For the birds



Dr. Anne Storey photographed Sheena Roul of Lawn with a Manx shearwater chick on Middle Lawn Island in the summer of 2009. Ms. Roul was collecting data for her Memorial University honours thesis at the time. Photo Submitted Photo Submitted

Dr. Anne Storey photographed Sheena Roul of Lawn with a Manx shearwater chick on Middle Lawn Island in the summer of 2009. Ms. Roul was collecting data for her Memorial University honours thesis at the time. Photo Submitted

Published on September 7, 2011
Published on September 6, 2011
Danette Dooley  RSS Feed
Special to The Telegram

Young Lawn biologist gets to know area’s Manx shearwater population

The smile on Sheena Roul’s face in a photo where she’s tenderly cupping a baby seabird sums up how the 23-year-old biologist from Lawn feels about her seabird research.

Topics :
Lawn Islands Archipelago Provisional Ecological Reserve , Newfoundland and Labrador Natural History Society , Parks , Newfoundland and Labrador , North America , Britain

Green hills and yellow wildflowers serve as the backdrop for the picture, which was taken on Middle Lawn Island in 2009 by Memorial University’s Dr. Anne Storey.

At the time, Ms. Roul and fellow student Michelle Wille were studying the Manx shearwater species of seabirds.

Ms. Roul has since graduated from Memorial with a Bachelor of Science (Honours).

The results of her study on the status of Manx shearwater seabirds at the Lawn Islands Archipelago Provisional Ecological Reserve will be published in ‘Osprey’, a quarterly magazine published by Nature Newfoundland and Labrador (formerly the Newfoundland and Labrador Natural History Society).

Manx shearwaters are medium-sized, long-winged seabirds.

As nocturnal birds, they only return to the island at night. They are as amazing as they are mysterious, Ms. Roul said during a recent telephone interview.

Just as remarkable as the birds themselves is the fact that Middle Lawn Island is the only known breeding colony for the species in North America.

“They found their way there in the 1970s, and they began breeding there.”

The world’s population of these seabirds is estimated at approximately 300,000 breeding pairs, 94 per cent of which breed in Britain and Ireland.

Ms.

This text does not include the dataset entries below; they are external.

         for (int t = tid; t < N * N; t += NTHREADS) lds.at(t / N, t % N) = rec_o[t];
     } else {
-        fold_rows<NT>(lds, N, rows, o, nsym, partial, tid, NTHREADS, reg);
-    }
+        fold_rows<NT>(lds, N, rows, o, nsym, partial, tid, NTHREADS, reg,
+                      [&]() { kernarg_now(n_out_arg, tpb_arg, delta, var, v_ws, status); });
+    }
+    const int n_out = uniform_value_here(n_out_arg), tpb = uniform_value_here(tpb_arg);
+    const int64_t t0 = (int64_t)wg * tpb;
     TileDesc td;
     td.k = 1; td.n_valid = 0; td.val_off = td.grad_off = 0; td.out = (int16_t)o;
     if (wave > 0 && wave <= tpb) td = tile_desc_uniform(tiles, t0 + wave - 1);
@@ -1203,6 +1218,7 @@
     PhaseTimer timer("plan_finalize");
 
     plan->nsym = N * (N + 1) / 2;
+    if (N > 64 || plan->nsym > 2080) return fail(BLUEST_ERR_ARG, "N=%d: the fused kernel's argument word holds N <= 64, nsym <= 2080", N);
     plan->max_cand = max_candidates;
     plan->shared = true;
     for (int o = 1; o < n_out; o++) {
@@ -1392,11 +1408,13 @@
 {
     const int n_out = (int)plan->outs.size();
     const dim3 grid = plan->fused_bpo > 0 ? dim3((unsigned)plan->fused_bpo, (unsigned)n_out) : dim3((unsigned)(plan->n_tiles / plan->fused_tpb));
+    const uint32_t flags = (rec ? SG_HAS_REC : 0u) | (plan->gate ? SG_HAS_GATE : 0u) | (dec_state ? SG_HAS_SPG : 0u);
     nt_dispatch(plan->N, [&](auto nt) { solve_grad_ku_dispatch(plan->kmax, [&](auto ku) {
         constexpr int NT = decltype(nt)::value, KU = decltype(ku)::value;
-        hipLaunchKernelGGL((k_solve_grad<NT, KU>), grid, dim3(64 * (fused_tpb(NT, KU) + 1)), 0, st, plan->N, n_out, plan->d_rows, plan->nsym,
-                           plan->fold_reg, plan->d_partial, rec, delta, plan->d_tiles, plan->n_tiles, plan->fused_bpo, plan->fused_tpb, plan->tile_nt,
-                           plan->d_tvals, var_dev, plan->d_v, status_dev, grad_dev, plan->gate, dec_state, dec_last, dec_enable, plan->d_ticket, ma);
+        hipLaunchKernelGGL((k_solve_grad<NT, KU>), grid, dim3(64 * (fused_tpb(NT, KU) + 1)), 0, st, plan->d_partial, plan->fold_reg.rank_ab, plan->d_rows,
+                           plan->d_tiles, (uint32_t)plan->N | (uint32_t)plan->nsym << 8, plan->fold_reg.Cd, plan->fold_reg.Co, plan->fused_bpo, flags,
+                           n_out, plan->fused_tpb, (int)plan->tile_nt, rec, delta, plan->d_tvals, var_dev, plan->d_v, status_dev, grad_dev,
+                           plan->gate, dec_state, dec_last, dec_enable, plan->d_ticket, ma);
     }); });
 }
 
@@ -1418,19 +1436,22 @@
 static void launch_chunks(bluest_plan_t p, const double *m, int n_cand, int64_t m_stride, hipStream_t st)
 {
     const int n_out = (int)p->outs.size();
+    const uint32_t flags = p->gate ? PHI_HAS_GATE : 0u;
     if (const int ob = phi_ob(p, n_cand)) {
         const int64_t ncpo = p->n_chunks / n_out;
         PhiObSet::dispatch(ob, [&](auto obc) {
             constexpr int OB = decltype(obc)::value;
 #define LCS2(COLT) hipLaunchKernelGGL((k_phi_chunks_shared<OB, 1, COLT>), dim3((unsigned)ncpo, (n_out + OB - 1) / OB), dim3(64), 0, st, \
-                                   p->d_vals, reinterpret_cast<const COLT *>(p->d_cols), p->iters, ncpo, n_out, m, m_stride, n_cand, p->partial_stride, p->d_pslot, p->slots_per_output, p->d_partial, p->gate)
+                                   p->d_vals, reinterpret_cast<const COLT *>(p->d_cols), m, p->d_pslot, p->iters, (uint32_t)ncpo, n_out, n_cand, flags, \
+                                   p->gate, m_stride, p->partial_stride, p->slots_per_output, p->d_partial)
             if (p->cols16) LCS2(uint16_t); else LCS2(int32_t);
 #undef LCS2
         });
         return;
     }
 #define LPC(COLT) hipLaunchKernelGGL((k_phi_chunks<1, COLT>), dim3((unsigned)p->n_chunks), dim3(64), 0, st, p->d_vals, \
-                                  reinterpret_cast<const COLT *>(p->d_cols), p->iters, p->n_chunks, m, m_stride, n_cand, p->d_partial, p->d_pslot, p->partial_stride, p->gate)
+                                  reinterpret_cast<const COLT *>(p->d_cols), m, p->d_pslot, p->iters, (uint32_t)p->n_chunks, n_out, n_cand, flags, \
+                                  p->gate, m_stride, p->partial_stride, p->slots_per_output, p->d_partial)
     if (p->cols16) LPC(uint16_t); else LPC(int32_t);
 #undef LPC
 }
diff --git a/bluest_amd/csrc/solve.hpp b/bluest_amd/csrc/solve.hpp
--- a/bluest_amd/csrc/solve.hpp
+++ b/bluest_amd/csrc/solve.hpp
@@ -68,9 +68,11 @@
     return z;
 }
 struct FoldReg { int Cd, Co; const uint16_t *rank_ab; };
-template <int NT>
+struct FoldNoHook { __device__ __forceinline__ void operator()() const {} };
+template <int NT, class Hook = FoldNoHook>
 __device__ __forceinline__ void fold_rows(SolveLds<NT> &lds, int N, const RowDesc *__restrict__ rows, int o,
-                                          int n_rows, const double2 *__restrict__ partial, int tid, int nthreads, FoldReg reg)
+                                          int n_rows, const double2 *__restrict__ partial, int tid, int nthreads, FoldReg reg,
+                                          const Hook &issued = Hook())
 {
     const int q = tid & 3;
     if (reg.Cd > 0) {
@@ -86,6 +88,7 @@
                 double2 v[8];
 #pragma unroll
                 for (int i = 0; i < 8; i++) v[i] = (c0 + 4 * i < n) ? p[c0 + 4 * i] : make_double2(0.0, 0.0);
+                issued();
 #pragma unroll
                 for (int i = 0; i < 8; i++) { s += v[i].x; am = fmax(am, v[i].y); }
             }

Roul explained that in the 1980s there were about 300 breeding pairs of Manx shearwaters at the reserve.

“In 2009, I only found one chick and for the breeding season in 2010, I didn’t find any.”

As a follow-up to her 2009 research, Ms. Roul conducted a study to evaluate the breeding activity of Manx shearwaters on Middle Lawn Island and to determine if the seabirds continue to visit and prospect on surrounding islands.

Her research was commissioned by the Parks and Natural Areas Division of the provincial government’s Department of Environment and Conservation.

During her visits, she placed automated digital acoustic recording devices at Middle Lawn, Offer and Colombier Islands.

She mounted the wildlife acoustics on wooden posts and secured them to the ground.

Ms. Roul laughed as she recalled her research.

“I’d go there by speedboat. Someone in the town would take me to as close as a rock as possible, and I’d make a leap for it.”

The recording devices allow biologists like Ms. Roul to tell the difference between male and female vocalizations and to get a general number of their populations.

After retrieving and analyzing the data, she concluded that Manx shearwater activity was only detected at Middle Lawn and Offer islands.

Her paper notes that the majority of vocalizations were recorded on Middle Lawn Island. Of the 764 aerial vocalizations recorded on the two, 52, or 69 per cent were made by females. 

Because the seabirds are burrow nesting, Ms. Roul also carried out burrow searches on Middle Lawn Island. Her search yielded a few seabird carcasses, including two Leach’s storm petrels and two Manx shearwaters.

Sadly, of the burrows searches, she noted no Manx shearwater adults, young or eggs were found.

Ms. Roul feels that habitat loss and predators on Middle Lawn, Offer and Colombier islands appears to be the major factor limiting the species population viability.

She also believes that, if conservation efforts could be implemented, the Manx shearwater population within the reserve could increase.

“There are storm petrels there, and on nearby islands, there are kittiwakes, so it’s a great area for species diversity and a great area for food with a big school of capelin that come in every year.”

Ms. Roul would like to see continued research so that the birds that have been living here for over three decades get the protection they deserve.

She’d also like to see the word ‘provisional’ removed from the reserve’s title and see it established as permanent.

“I am optimistic that, in time, and with more research, we can help this species thrive in the great seabird sanctuary of the Lawn Islands Archipelago Ecological Reserve.”